In a table there are many records with the same set of properties. An individual cell (which corresponds by analogy to an RDF property) is strongly typed. Combination rules tend in RDBs to be loosely enforced; a query can join tables by any columns which match on datatype without any check on the semantics. Joins across arbitrary fields are another case where constraint enforcement in the Semantic Web cannot be absolute; the Semantic Web is not designed just as a new data model - it is designed to support the linking of data from many different models.

Object Types

Much of the object-oriented world has to do with the modeling of functions on objects. For the Semantic Web, the data model for the serializations of objects when they are stored or transmitted is also of interest [Chang98].

The serialization of an object can be considered to be a series of data fields expressing different properties of the object. In most O-O systems the type of an object denotes constraints on the methods (functions) supported by the object. The serialization of the object data is often considered to be an internal matter, and is hidden from the caller of methods. Under this design principle, XML technology is only of interest for the serialization of the remote method calls (which is outside the scope of this paper) and cannot be used to provide interoperability between implementations.

However, when interoperability is a goal for object serializations, then it becomes reasonable to put objects on the Web. In this case, designing self-describing serialization formats using XML makes the objects more robust across time [KR97]. XML vocabularies for representing inheritance are needed when object systems are serialized on the Semantic Web. These mechanisms are desired by RDF and can be shared across other XML applications.

Logical systems

A large number of applications store and communicate information that takes the form of logical expressions. For example, configuration files defining access control, specifications of capability profiles ([CONNEG98], [CCPP98]) show a need for not only structure but logical combination. Future work must be chartered to provide a common vocabulary for this logic language.

Knowledge representation systems (e.g. Knowledge Interchange Format (KIF) and Cyc [Cyc95]) include not only logical level information but also expressive power which includes quantification and inference. The basic DLG model of RDF provides a very natural base for the expression and interchange of such data, but future work is needed to define common terms for these extensions to the power of the language. There may be a use for some XML shorthand in order to make such expressions sufficiently concise. While these systems also make assumptions about having full access to information that fail to scale to the Web, a comparison of the models suggest two areas of impact when a typical KR system is represented on the Semantic Web. Many KR systems are built to work with primarily one node representing any given concept, while in general the Semantic Web may have many independently created nodes which in fact represent the same thing. Also, KR systems in practice store some kinds of hints in order to be able to help algorithms perform certain types of queries on the data. The Web will not in general guarantee one node per concept nor will it guarantee the presence of query hints and the Semantic Web must therefore be able to function without these constraints.

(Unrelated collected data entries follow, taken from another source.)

@@ -1578,6 +1579,10 @@
         const bool y4 = bn->relu != 1 || (bn->ldy % 4 == 0 && ((uintptr_t)bn->y % 16) == 0);
         a.bn_fast = a.par == 0 && C % 4 == 0 && bn->ldx % 4 == 0 && y4 && ((uintptr_t)bn->x % 16) == 0 &&
                     ((uintptr_t)bn->mean % 16) == 0 && ((uintptr_t)bn->invstd % 16) == 0 && ((uintptr_t)bn->stats % 16) == 0;
+        const long long bxb = span_bytes(p.M, bn->ldx, C);
+        const long long byb = bn->relu == 2 ? span_bytes(C / 32, bn->ldy, (int)std::min<long long>(p.M, bn->ldy)) : (bn->relu == 1 ? span_bytes(p.M, bn->ldy, C) : 0);
+        a.bn_x_bytes = bxb < (1ll << 31) ? (unsigned)bxb : 0u;
+        a.bn_y_bytes = byb < (1ll << 31) ? (unsigned)byb : 0u;
     }
     return launch_igemm<true>(a, p.cfg, st);
 }
@@ -1586,6 +1591,17 @@
                                  int N, int H, int W, int C, int K, int R, int S, int stride, int pad, int dil,
                                  void* ws, size_t ws_bytes, dsrl_stream_t stream) {
     return dgrad_impl(dy, lddy, w, wt_in, dx, lddx, N, H, W, C, K, R, S, stride, pad, dil, ws, ws_bytes, stream, 0);
+}
+extern "C" int dsrl_conv2d_row_epilogue_supported(int dgrad, int bm, int bn, int kg, int stride, int parity, int splits, int coop, int channels, int ldy,
+                                                  size_t y_addr, int accumulate, int bn_sums, int bn_fast, int fwd_stats) {
+    static unsigned word;
+    ConvArgs a{};
+    a.kg = kg; a.stride = stride; a.par = parity ? stride : 0; a.splits = splits > 1 ? splits : 1;
+    a.tickets = (a.splits > 1 && coop) ? &word : nullptr;
+    a.K = channels; a.ldy = ldy; a.y = (float*)y_addr; a.accumulate = accumulate ? 1 : 0;
+    a.bstats = bn_sums ? (float*)&word : nullptr; a.bn_fast = (bn_sums && bn_fast) ? 1 : 0; a.bn_x_bytes = a.bn_fast ? 4u : 0u; a.bn_relu = 0;
+    a.stats = fwd_stats ? (float*)&word : nullptr;
+    return row_epilogue_ok(a, dgrad != 0, conv_f16(), bm, bn) ? 1 : 0;
 }
 extern "C" int dsrl_conv2d_dgrad_stats_parts(int N, int H, int W, int C, int K, int R, int S, int stride, int pad, int dil) {
     const int Ho = out_size(H, R, stride, pad, dil), Wo = out_size(W, S, stride, pad, dil);
diff --git a/dualsuperreslearningforsemseg_amd/csrc/conv_planes.hip b/dualsuperreslearningforsemseg_amd/csrc/conv_planes.hip
--- a/dualsuperreslearningforsemseg_amd/csrc/conv_planes.hip
+++ b/dualsuperreslearningforsemseg_amd/csrc/conv_planes.hip
@@ -295,6 +295,22 @@
     float* yout = a.y + (a.splits > 1 ? (long long)z * a.slab : 0ll);
     const __amdgpu_buffer_rsrc_t yr = __builtin_amdgcn_make_buffer_rsrc((void*)yout, 0, (int)a.y_bytes, 0x00020000);
     const int col = lane & 31, rq = (lane >> 5) * 4 + rowg;
+    bool row_done = false;
+    if constexpr (DGRAD && KG == 1 && BM * BN * 4 <= 128 * 1024) {
+        if (a.row_epi && a.splits == 1) {
+            using RE = RowEpilogue<MR, NR>;
+            RE re;
+            const __amdgpu_buffer_rsrc_t bxr = __builtin_amdgcn_make_buffer_rsrc((void*)a.bn_x, 0, (int)a.bn_x_bytes, 0x00020000);
+            const __amdgpu_buffer_rsrc_t byr = __builtin_amdgcn_make_buffer_rsrc((void*)a.bn_y, 0, (int)a.bn_y_bytes, 0x00020000);
+            re.fetch(a, yr, bxr, byr, lane, m0 + wm * RE::TR, n0 + wn * RE::TC);
+            float* wt = reinterpret_cast<float*>(smem) + (size_t)wave * RE::TR * RE::TC;
+            __syncthreads();
+            re.park(wt, acc, lane);
+            re.pass(a, yr, bxr, byr, wt, lane, tile_m * WGM + wm, a.mtiles * WGM);
+            row_done = true;
+        }
+    }
+    if (!row_done)
 #pragma unroll
     for (int j = 0; j < NR; ++j) {
         const int k = n0 + (wn * NR + j) * 32 + col;
@@ -322,9 +338,9 @@
             }
         }
     }
-    bool bstats_done = false;
+    bool bstats_done = row_done;
     if constexpr (DGRAD && KG == 1) {
-        if (a.bstats != nullptr && (a.splits == 1) && a.bn_fast) {
+        if (a.bstats != nullptr && (a.splits == 1) && a.bn_fast && !row_done) {
             constexpr int TR = 32 * MR, TC = 32 * NR, CQ = TC / 4, RSTEP = 64 / CQ, NIT = TR / RSTEP, NB = NIT < 8 ? NIT : 8;
             float* wt = reinterpret_cast<float*>(smem) + (size_t)wave * TR * TC;
             __syncthreads();
@@ -617,6 +633,10 @@
         constexpr size_t lds0 = slot * R_ * KG_ > redb ? slot * R_ * KG_ : redb;                                                            \
         constexpr size_t lds = (tileb > lds0 && tileb <= 160 * 1024) ? tileb : lds0;                                                        \
         static_assert(lds <= 160 * 1024, "LDS");                                                                                            \
+        if (epilogue_tile_bytes(a, 32 * MR_ * WGM_, 32 * NR_ * WGN_) > lds) {       \
+            set_error("conv_planes_kernel: the epilogue parks %zu bytes, the build has %zu of LDS", epilogue_tile_bytes(a, 32 * MR_ * WGM_, 32 * NR_ * WGN_), lds); \
+            return DSRL_E_UNSUPPORTED;                                                                                                      \
+        }                                                                                                                                   \
         static const hipError_t attr = hipFuncSetAttribute((const void*)conv_planes_kernel<MR_, NR_, WGM_, WGN_, KG_, NPL_, DGRAD, R_>,      \
                                                            hipFuncAttributeMaxDynamicSharedMemorySize, (int)lds);                           \
         (void)attr;                                                                                                                         \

Conclusions and Future Work

We have shown the importance of a common architecture for tree-structured documents and directed labeled graphs. We have also shed new light on some of the design decisions in the XML syntax used by RDF.

We have discussed the way contemporary data models (relational, object, knowledge representation) relate to a unified Semantic Web Architecture. We look forward to elaborating these connections in future work.

Footnotes

1 The presumption that a complete specification of the objects within a document must exist in one place appears in many places: SGML, Ada, SQL, and in many object oriented programming systems. At the same time, the import of many different interfaces into a program module (in Ada, C, etc) also demonstrates the concept of creating a new module using a mixture of independently created vocabularies.